Thomas Kapielski wurde 1951 in Berlin geboren und ist dort wohnhaft. Der Mehrspartenkünstler schreibt, zeichnet und kritzelt, malt Ölschinken, fotografiert, filmt und musiziert (unter anderem beim Original Oberkreuzberger Nasenflötenorchester). An der Kunsthochschule Braunschweig lehrte er sechs Jahre lang bis 2004 als Professor für Performance und wurde von dieser Einrichtung dann zwei Jahre später für tot erklärt. Seit 1976 erscheint sein außergewöhnliches Prosawerk. Darin finden sich Romane (Aqua Botulus, 1992) und Gottesbeweise (in zwei Bänden 1998/99) ebenso wie Kunstkritik (Anblasen. Texte zur Kunst, 2006) und Traktate zu Raum (Ortskunde, 2009) und Zeit (Zeitbehälter. Kleine Festkunde, 2009), alles in allem ein singulärer Mischwald (2009), der sich als resistent gegen jede Einordnung in gängige Katgeorien erweist.
Kapielski über Kapielski:
„Alle glauben, ich würde jeden Morgen an den Schreibtisch preschen und losschreiben. Dabei leide ich ungeheuer an Langeweile. Ich sitze gleichgültig rum, lese Zeitung und trinke taoistisch Bier, um die ewigen Zeitdehnungen zu kurieren. Diese dumpfen Phasen zeitigen aber reiche Erkenntnis. Im Hirn scheinen sich Sedimentierungen zu bilden, die dann meine Schreibphasen nähren … Natürlich träume ich gelegentlich davon, im pelzverbrämten Bademantel mit Goldtroddeln die Schweinslederbände meiner Werkausgabe zu betrachten. Aber ich will gar keinen Erfolg. Mir genügt Ruhm.“
Begründung des Stiftungsrates
„Der Preis ehrt einen Virtuosen der Kunst- und Lebensbricolage, einen gelehrten Sprachflaneur und Großmeister der Performance. Aus seinem poetisch dichten und vielstimmigen ‚Gesamtluftwerk‘ weht eine frische und anarchische Komik, lustvoll und unverwechselbar, geschult an einer großen deutschsprachigen Tradition von Lichtenberg bis Rühmkorf. Kapielskis Prosa mischt funkelnde Aphorismen mit bösen Kalauern, Prunkdiktion mit Alltagssound, erhabenen Unsinn mit rhetorisch ausgekochter Systemkritik. Höchst vergnüglich verteidigt er so Intellekt, Phantasie und Leidenschaftlichkeit gegen den allgemeinen Andrang von Verflachung und Überdruss.“
Veröffentlichungen (Auswahl)
- Aqua Botulus. Berlin: Maas 1992.
- Davor kommt noch. Gottesbeweise IX – XIII. Berlin: Merve 1998.
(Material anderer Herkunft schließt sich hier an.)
+    auto ln = [&](float* x, const std::string& n, int rows) {
+        return launch_layernorm(h, s, WM_PREC_FP16, x, W32(h, n + ".weight"), W32(h, n + ".bias"), 1e-5f, x, nullptr, rows, E);
+    };
+    auto proj_pe = [&](const float* a, const std::string& proj, int per, float* out, int M, int N) {
+        Gemm32Ext x;
+        x.rowadd = DCONST(h, wm_dec::table_key(proj)); x.rowadd_mod = per; x.rowadd_n = N;
+        return launch_gemm32(h, s, a, W32(h, proj + ".weight"), nullptr, nullptr, out, M, N, E, ACT_NONE, 0, 0, &x);
+    };
+    auto token_to_image = [&](const std::string& a) -> int {
+        const DecAttnW w = dec_w(h, a, E / 2);
+        WM_TRY(proj_pe(queries, a + "q_proj", NQ, h->dt_q, Mq, w.internal));
+        WM_TRY(dec_project_kv(h, s, a, keys, h->dk_a, h->dk_b, Mk, true));
+        WM_TRY(launch_mha32(h, s, h->dt_q, h->dk_a, h->dk_b, h->dt_att, B, 8, w.internal / 8, NQ, T));
+        WM_TRY(launch_gemm32(h, s, h->dt_att, w.wo, w.bo, queries, queries, Mq, E, w.internal, ACT_NONE));
+        return 0;
+    };
+
+    for (int i = 0; i < 2; ++i) {
+        const std::string L = t + "layers." + std::to_string(i) + ".";
+        if (i != 0) {
+            const std::string a = L + "self_attn.";
+            const DecAttnW w = dec_w(h, a, E);
+            WM_TRY(proj_pe(queries, a + "q_proj", NQ, h->dt_q, Mq, E));
+            WM_TRY(proj_pe(queries, a + "k_proj", NQ, h->dt_k, Mq, E));
+            WM_TRY(launch_gemm32(h, s, queries, w.wv, w.bv, nullptr, h->dt_v, Mq, E, E, ACT_NONE));
+            WM_TRY(launch_mha32(h, s, h->dt_q, h->dt_k, h->dt_v, h->dt_att, B, 8, E / 8, NQ, NQ));
+            WM_TRY(launch_gemm32(h, s, h->dt_att, w.wo, w.bo, queries, queries, Mq, E, E, ACT_NONE));
+            WM_TRY(ln(queries, L + "norm1", Mq));
+        }
+        WM_TRY(token_to_image(L + "cross_attn_token_to_image."));
+        WM_TRY(ln(queries, L + "norm2", Mq));
+        WM_TRY(launch_gemm32(h, s, queries, W32(h, L + "mlp.lin1.weight"), W32(h, L + "mlp.lin1.bias"), nullptr, h->dt_hid, Mq, DEC_MLP, E, ACT_RELU));
+        WM_TRY(launch_gemm32(h, s, h->dt_hid, W32(h, L + "mlp.lin2.weight"), W32(h, L + "mlp.lin2.bias"), queries, queries, Mq, E, DEC_MLP, ACT_NONE));
+        WM_TRY(ln(queries, L + "norm3", Mq));
+        {
+            const std::string a = L + "cross_attn_image_to_token.";
+            const DecAttnW w = dec_w(h, a, E / 2);
+            WM_TRY(proj_pe(keys, a + "q_proj", T, h->dk_a, Mk, w.internal));
+            WM_TRY(proj_pe(queries, a + "k_proj", NQ, h->dt_k, Mq, w.internal));
+            WM_TRY(launch_gemm32(h, s, queries, w.wv, w.bv, nullptr, h->dt_v, Mq, w.internal, E, ACT_NONE));
+            WM_TRY(launch_mha32(h, s, h->dk_a, h->dt_k, h->dt_v, h->dk_c, B, 8, w.internal / 8, T, NQ));
+            WM_TRY(launch_gemm32(h, s, h->dk_c, w.wo, w.bo, keys, h->dkeys, Mk, E, w.internal, ACT_NONE));
+            WM_TRY(ln(h->dkeys, L + "norm4", Mk));
+            keys = h->dkeys;
+        }
+    }
+    WM_TRY(token_to_image(t + "final_attn_token_to_image."));
+    WM_TRY(ln(queries, t + "norm_final_attn", Mq));
+
+    const std::string c = "mask_decoder.class_embed.layers.", bb = "mask_decoder.bbox_embed.layers.";
+    WM_TRY(launch_gemm32(h, s, queries, W32(h, c + "0.weight"), W32(h, c + "0.bias"), nullptr, h->dt_h1, Mq, E, E, ACT_RELU));
+    WM_TRY(launch_gemm32(h, s, h->dt_h1, W32(h, c + "1.weight"), W32(h, c + "1.bias"), nullptr, h->dt_h2, Mq, E, E, ACT_RELU));
+    WM_TRY(launch_gemm32(h, s, h->dt_h2, W32(h, c + "2.weight"), W32(h, c + "2.bias"), nullptr, logits, Mq, WM_NUM_LOGITS, E, ACT_NONE));
+    WM_TRY(launch_gemm32(h, s, queries, W32(h, bb + "0.weight"), W32(h, bb + "0.bias"), nullptr, h->dt_h1, Mq, E, E, ACT_RELU));
+    WM_TRY(launch_gemm32(h, s, h->dt_h1, W32(h, bb + "1.weight"), W32(h, bb + "1.bias"), nullptr, h->dt_h2, Mq, E, E, ACT_RELU));
+    WM_TRY(launch_gemm32(h, s, h->dt_h2, W32(h, bb + "2.weight"), W32(h, bb + "2.bias"), nullptr, boxes, Mq, 4, E, ACT_SIGMOID));
+    return 0;
+}
+
 int forward_impl(wm_handle* h, const float* x_dev, const float* target_sizes_dev, float* logits_dev, float* boxes_dev,
                  wm_box_record* records_dev, int batch, hipStream_t s) {
     WM_TRY(fft_impl(h, x_dev, h->hfc, batch, s, true));
diff --git a/wildlifemapper_amd/csrc/host_gemm.h b/wildlifemapper_amd/csrc/host_gemm.h
--- a/wildlifemapper_amd/csrc/host_gemm.h
+++ b/wildlifemapper_amd/csrc/host_gemm.h
@@ -206,13 +206,29 @@
     });
 }
 
+bool gemm32_f32_only() {
+    static const bool f32_only = getenv("WM_GEMM32_F32") && atoi(getenv("WM_GEMM32_F32")) != 0;
+    return f32_only;
+}
+
+struct Gemm32Ext {
+    const float* rowadd = nullptr; int rowadd_mod = 0, rowadd_n = 0;
+    float* out2 = nullptr; int nsplit = 0;
+};
+
 int launch_gemm32(wm_handle* h, hipStream_t s, const float* A, const float* W, const float* bias, const float* res,
-                  float* out, int M, int N, int K, int act, int lda = 0, int mode = 0) {
+                  float* out, int M, int N, int K, int act, int lda = 0, int mode = 0, const Gemm32Ext* ext = nullptr) {
     if (K % 16) return fail("gemm32: K=%d must be a multiple of 16", K);
-    static const bool f32_only = getenv("WM_GEMM32_F32") && atoi(getenv("WM_GEMM32_F32")) != 0;
+    const bool f32_only = gemm32_f32_only();
+    if (ext) {
+        if (mode != 0 || !h || f32_only || K % 32) return fail("gemm32: the per-token addend and the second output exist only in the engine's split form");
+        if (ext->rowadd && (ext->rowadd_mod < 32 || ext->rowadd_n <= 0 || ext->rowadd_n > N || ext->rowadd_n % 32)) return fail("gemm32: addend of %d rows, %d columns", ext->rowadd_mod, ext->rowadd_n);
+        if (ext->out2 && (res || ext->nsplit <= 0 || ext->nsplit >= N || ext->nsplit % 64)) return fail("gemm32: second output from column %d of %d", ext->nsplit, N);
+    }
     if ((mode == 2 || mode == 3) && K % 32) return fail("gemm32 (split form): K=%d must be a multiple of 32", K);
     if (mode == 2 || mode == 3 || (mode == 0 && h && !f32_only && K % 32 == 0)) {
-        Gemm32x3Args a{A, W, nullptr, nullptr, bias, res, out, M, N, K, act, lda > 0 ? lda : K, h ? h->overflow + 1 : nullptr};
+        Gemm32x3Args a{A, W, nullptr, nullptr, bias, res, out, M, N, K, act, lda > 0 ? lda : K, h ? h->overflow + 1 : nullptr, nullptr, 1, 0, nullptr, 0};
+        if (ext) { a.rowadd = ext->rowadd; a.rowadd_mod = ext->rowadd ? ext->rowadd_mod : 1; a.rowadd_n = ext->rowadd_n; a.out2 = ext->out2; a.nsplit = ext->nsplit; }
         if (mode == 3) {
             const size_t n = (size_t)N * K;
             void* pb = nullptr;
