def _label_classes(dgraphs, vfields=None, efields=None, max_classes=255,
                   native=True):
    if not dgraphs or any(len(g.relocs) for g in dgraphs):
        return None
    g0 = dgraphs[0]
    node_t, edge_t = np.dtype(g0.node_t), np.dtype(g0.edge_t)

    def number(records, fields):
        dt = records.dtype
        if fields is not None:
            if not set(fields) <= set(dt.names or ()):
                return None
            keys = records[sorted(fields)] if fields else None
            if keys is not None:
                keys = repack_fields(keys)
        else:
            keys = records if dt.itemsize else None
        if keys is None or len(records) == 0 or keys.dtype.itemsize == 0:
            return np.zeros(len(records), np.int64), records[:1]
        if native:
            from ...hip import hostlib
            parts = [(0, dt.itemsize)] if fields is None else \
                [(dt.fields[f][1], dt.fields[f][0].itemsize)
                 for f in sorted(fields)]
            inv, first = hostlib.number_records(records, parts)
            rec = np.ascontiguousarray(records).view(np.uint8).reshape(
                len(records), dt.itemsize)[first]
            return inv.astype(np.int64), \
                np.ascontiguousarray(rec).view(dt).reshape(-1)
        raw = np.ascontiguousarray(keys).view(np.uint8).reshape(
            len(keys), keys.dtype.itemsize)
        if raw.shape[1] <= 8:
            wide = np.zeros((len(raw), 8), dtype=np.uint8)
# ... 33 lines not shown
    nodes = gather('node', feat['n_node'].tolist(), node_t)
    edges = gather('edge', feat['n_nz'].tolist(), edge_t)
    numbered = number(nodes, vfields)
    if numbered is None:
        return None
    ncls, vrep = numbered
    if g0.weighted:
        label_t = edge_t.fields['label'][0]
        numbered = number(np.ascontiguousarray(edges['label']), efields)
        if numbered is None:
            return None
        ecls, lrep = numbered
        erep = np.zeros(max(len(lrep), 1), dtype=edge_t)
        erep['weight'] = 1
        if label_t.itemsize and len(lrep):
            erep['label'] = lrep
    else:
        numbered = number(edges, efields)
        if numbered is None:
            return None
        ecls, erep = numbered
        if len(erep) == 0:
            erep = np.zeros(1, dtype=edge_t)
    if len(vrep) == 0:
        vrep = np.zeros(1, dtype=node_t)
    if len(vrep) > max_classes or len(erep) > max_classes:
        return None
    return ncls.astype(np.uint8), ecls.astype(np.uint8), vrep, erep
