template <int DQK, int DV, int DH, int NBUF, bool VTOK, int KG, int NWV = 4, int DBG = 0>
__global__ __launch_bounds__(64 * NWV, DV <= 96 ? (KG == 32 ? (DV <= 64 ? 4 : 3) : 2) : 1) void k_attention(AttnParams p) {
  constexpr int NT = 64 * NWV;
  constexpr int KLD = DQK + 8;
  constexpr int VLD = KT + 8;
  constexpr int NKS = DQK / 16;
  constexpr int NDT = DV / 32;
  constexpr int CPR = DQK / 8;
  constexpr int NKR = (KT * CPR + NT - 1) / NT;
  constexpr bool ONES = DH > 0;
  constexpr int VS = DV <= 32 ? 32 : (DV <= 96 ? 96 : 160);
  constexpr int CPRV = ONES ? DH / 8 + 1 : DV / 8;
  constexpr int NVR = VTOK ? (KT * CPRV + NT - 1) / NT : (DV * 8 + NT - 1) / NT;
  constexpr int VBUF = VTOK ? KT * VS : DV * VLD;
  static_assert(!ONES || (DH < DV && (DH & 7) == 0 && ((DH >> 2) & 1) == 0), "ones row placement");
  __shared__ __attribute__((aligned(16))) bf16_t Ks[NBUF][KT * KLD];
  __shared__ __attribute__((aligned(16))) bf16_t Vs[NBUF][VBUF];

  const int tid = threadIdx.x, lane = tid & 63, wave = tid >> 6;
  const int qi = lane & 31, half = lane >> 5;
  const int h = blockIdx.y, b = blockIdx.z;
  const int q0 = blockIdx.x * (32 * NWV) + wave * 32;
  const int D = ONES ? DH : p.D;

  const bf16_t* qb = p.q + (int64_t)b * p.q_bs + h * D;
  const bf16_t* kb = p.k + (int64_t)b * p.k_bs + h * D;
  const bf16_t* vtb = VTOK ? p.v + (int64_t)b * p.v_bs + h * D
                           : p.vt + ((int64_t)b * p.H + h) * (int64_t)p.vt_dpad * p.vt_tpad;

  bf16x8 qf[NKS];
  const float qsc = p.scale * 1.44269504088896340736f;
  {
    const int q = q0 + qi;
#pragma unroll
    for (int ks = 0; ks < NKS; ++ks) {
      const int d0 = ks * 16 + 8 * half;
      uint4 raw = make_uint4(0, 0, 0, 0);
      if (q < p.Tq && d0 < D) raw = *(const uint4*)(qb + (int64_t)q * p.ldq + d0);
      if (!p.q_log2) {
        float f[8];
        unpack8(raw, f);
#pragma unroll
        for (int e = 0; e < 8; ++e) f[e] *= qsc;
        raw = pack8(f);
      }
      qf[ks] = *(bf16x8*)&raw;
    }
  }

  constexpr unsigned kNoLoad = 0x80000000u;
  const unsigned k_bytes = p.Tk > 0 ? (unsigned)(((int64_t)(p.Tk - 1) * p.ldk + D) * 2) : 0u;
  const unsigned v_bytes = VTOK ? (p.Tk > 0 ? (unsigned)(((int64_t)(p.Tk - 1) * p.ldv + D) * 2) : 0u)
                                : (unsigned)((int64_t)p.vt_dpad * p.vt_tpad * 2);
  const __amdgpu_buffer_rsrc_t rs_k = __builtin_amdgcn_make_buffer_rsrc((void*)kb, 0, k_bytes, 0x00020000);
  const __amdgpu_buffer_rsrc_t rs_v = __builtin_amdgcn_make_buffer_rsrc((void*)vtb, 0, v_bytes, 0x00020000);
  unsigned k_voff[NKR], v_voff[NVR];
  int k_loff[NKR], v_loff[NVR];
  bool v_ones[NVR];
#pragma unroll
  for (int i = 0; i < NKR; ++i) {
    const int id = tid + i * NT;
    const int row = id / CPR, ch = id % CPR;
    const bool ok = id < KT * CPR && ch * 8 < D;
    k_voff[i] = ok ? (unsigned)((row * p.ldk + ch * 8) * 2) : kNoLoad;
    k_loff[i] = id < KT * CPR ? row * KLD + ch * 8 : -1;
  }
#pragma unroll
  for (int i = 0; i < NVR; ++i) {
    const int id = tid + i * NT;
    if (VTOK) {
      const int row = id / CPRV, ch = id % CPRV;
      const bool data = id < KT * CPRV && ch * 8 < D;
      v_voff[i] = data ? (unsigned)((row * p.ldv + ch * 8) * 2) : kNoLoad;
      v_loff[i] = id < KT * CPRV ? row * VS + ch * 8 : -1;
      v_ones[i] = ONES && ch * 8 == DH;
    } else {
      const int row = id >> 3, ch = id & 7;
      v_voff[i] = row < DV ? (unsigned)((row * p.vt_tpad + ch * 8) * 2) : kNoLoad;
      v_loff[i] = row < DV ? row * VLD + (ch >> 1) * 16 + (ch & 1) * 4 : -1;
      v_ones[i] = ONES && row == DH;
    }
  }
  uint4 kreg[NKR], vreg[NVR];
  auto fetch = [&](int key0) {
    const unsigned k_toff = (unsigned)(key0 * p.ldk * 2);
    const unsigned v_toff = (unsigned)(VTOK ? key0 * p.ldv * 2 : key0 * 2);
#pragma unroll
    for (int i = 0; i < NKR; ++i)
      kreg[i] = __builtin_bit_cast(uint4, __builtin_amdgcn_raw_buffer_load_b128(rs_k, k_voff[i] + k_toff, 0, 0));
#pragma unroll
    for (int i = 0; i < NVR; ++i)
      vreg[i] = __builtin_bit_cast(uint4, __builtin_amdgcn_raw_buffer_load_b128(rs_v, v_voff[i] + v_toff, 0, 0));
  };
  auto commit = [&](int buf) {
#pragma unroll
    for (int i = 0; i < NKR; ++i)
      if (k_loff[i] >= 0) *(uint4*)(&Ks[buf][k_loff[i]]) = kreg[i];
#pragma unroll
    for (int i = 0; i < NVR; ++i) {
      uint4 v = vreg[i];
      if (VTOK) {
        if (v_ones[i]) v = make_uint4(kOnePair & 0xffffu, 0, 0, 0);
        if (v_loff[i] >= 0) *(uint4*)(&Vs[buf][v_loff[i]]) = v;
      } else {
        if (v_ones[i]) v = make_uint4(kOnePair, kOnePair, kOnePair, kOnePair);
        if (v_loff[i] >= 0) {
          *(uint2*)(&Vs[buf][v_loff[i]]) = make_uint2(v.x, v.y);
          *(uint2*)(&Vs[buf][v_loff[i] + 8]) = make_uint2(v.z, v.w);
        }
      }
    }
  };
  const int vtr_off = ((4 * half + ((lane & 15) >> 2)) * VS + 16 * ((lane >> 4) & 1) + 4 * (lane & 3));

  f32x16 o[NDT];
#pragma unroll
  for (int i = 0; i < NDT; ++i)
#pragma unroll
    for (int r = 0; r < 16; ++r) o[i][r] = 0.f;
  f32x16 negm;
#pragma unroll
  for (int r = 0; r < 16; ++r) negm[r] = 0.f;
  float l_part = 0.f;
  constexpr float kDefer = 8.0f;

  const int ntiles = (p.Tk + KT - 1) / KT;
  fetch(0);
  commit(0);
  __syncthreads();
  for (int t = 0; t < ntiles; ++t) {
    const int key0 = t * KT;
    const int buf = NBUF == 2 ? (t & 1) : 0;
    const bool more = t + 1 < ntiles;
    if (more && !(DBG & 1)) fetch(key0 + KT);
    const bf16_t* Kt = Ks[(DBG & 1) ? 0 : buf];
    const bf16_t* Vt = Vs[(DBG & 1) ? 0 : buf];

- Danach war schon. Gottesbeweise I – VIII. Berlin: Merve 1999.
- Anblasen. Texte zur Kunst. Hrsg. von Aldo Frei als Beilage zum Gesamtluftwerk in der Edition Marlene Frei, Zürich 2006. Berlin: Merve 2006.
- Ortskunde. Eine kleine Geosophie. Basel/Weil am Rhein: Engeler 2009.
- Zeitbehälter. Kleine Festordnung. Berlin: Merve 2009.
- Mischwald. Frankfurt a.M.: Suhrkamp 2009.
- Je dickens, destojewski! Ein Volumenroman. Berlin: Suhrkamp 2014.
- Leuchten. A- und So-phorismen. Berlin: Suhrkamp 2016.
- Kompost III. Dresden: Tumult 2015.
- Kotmörtel. Roman eines Schwadronörs. Berlin: Suhrkamp 2020.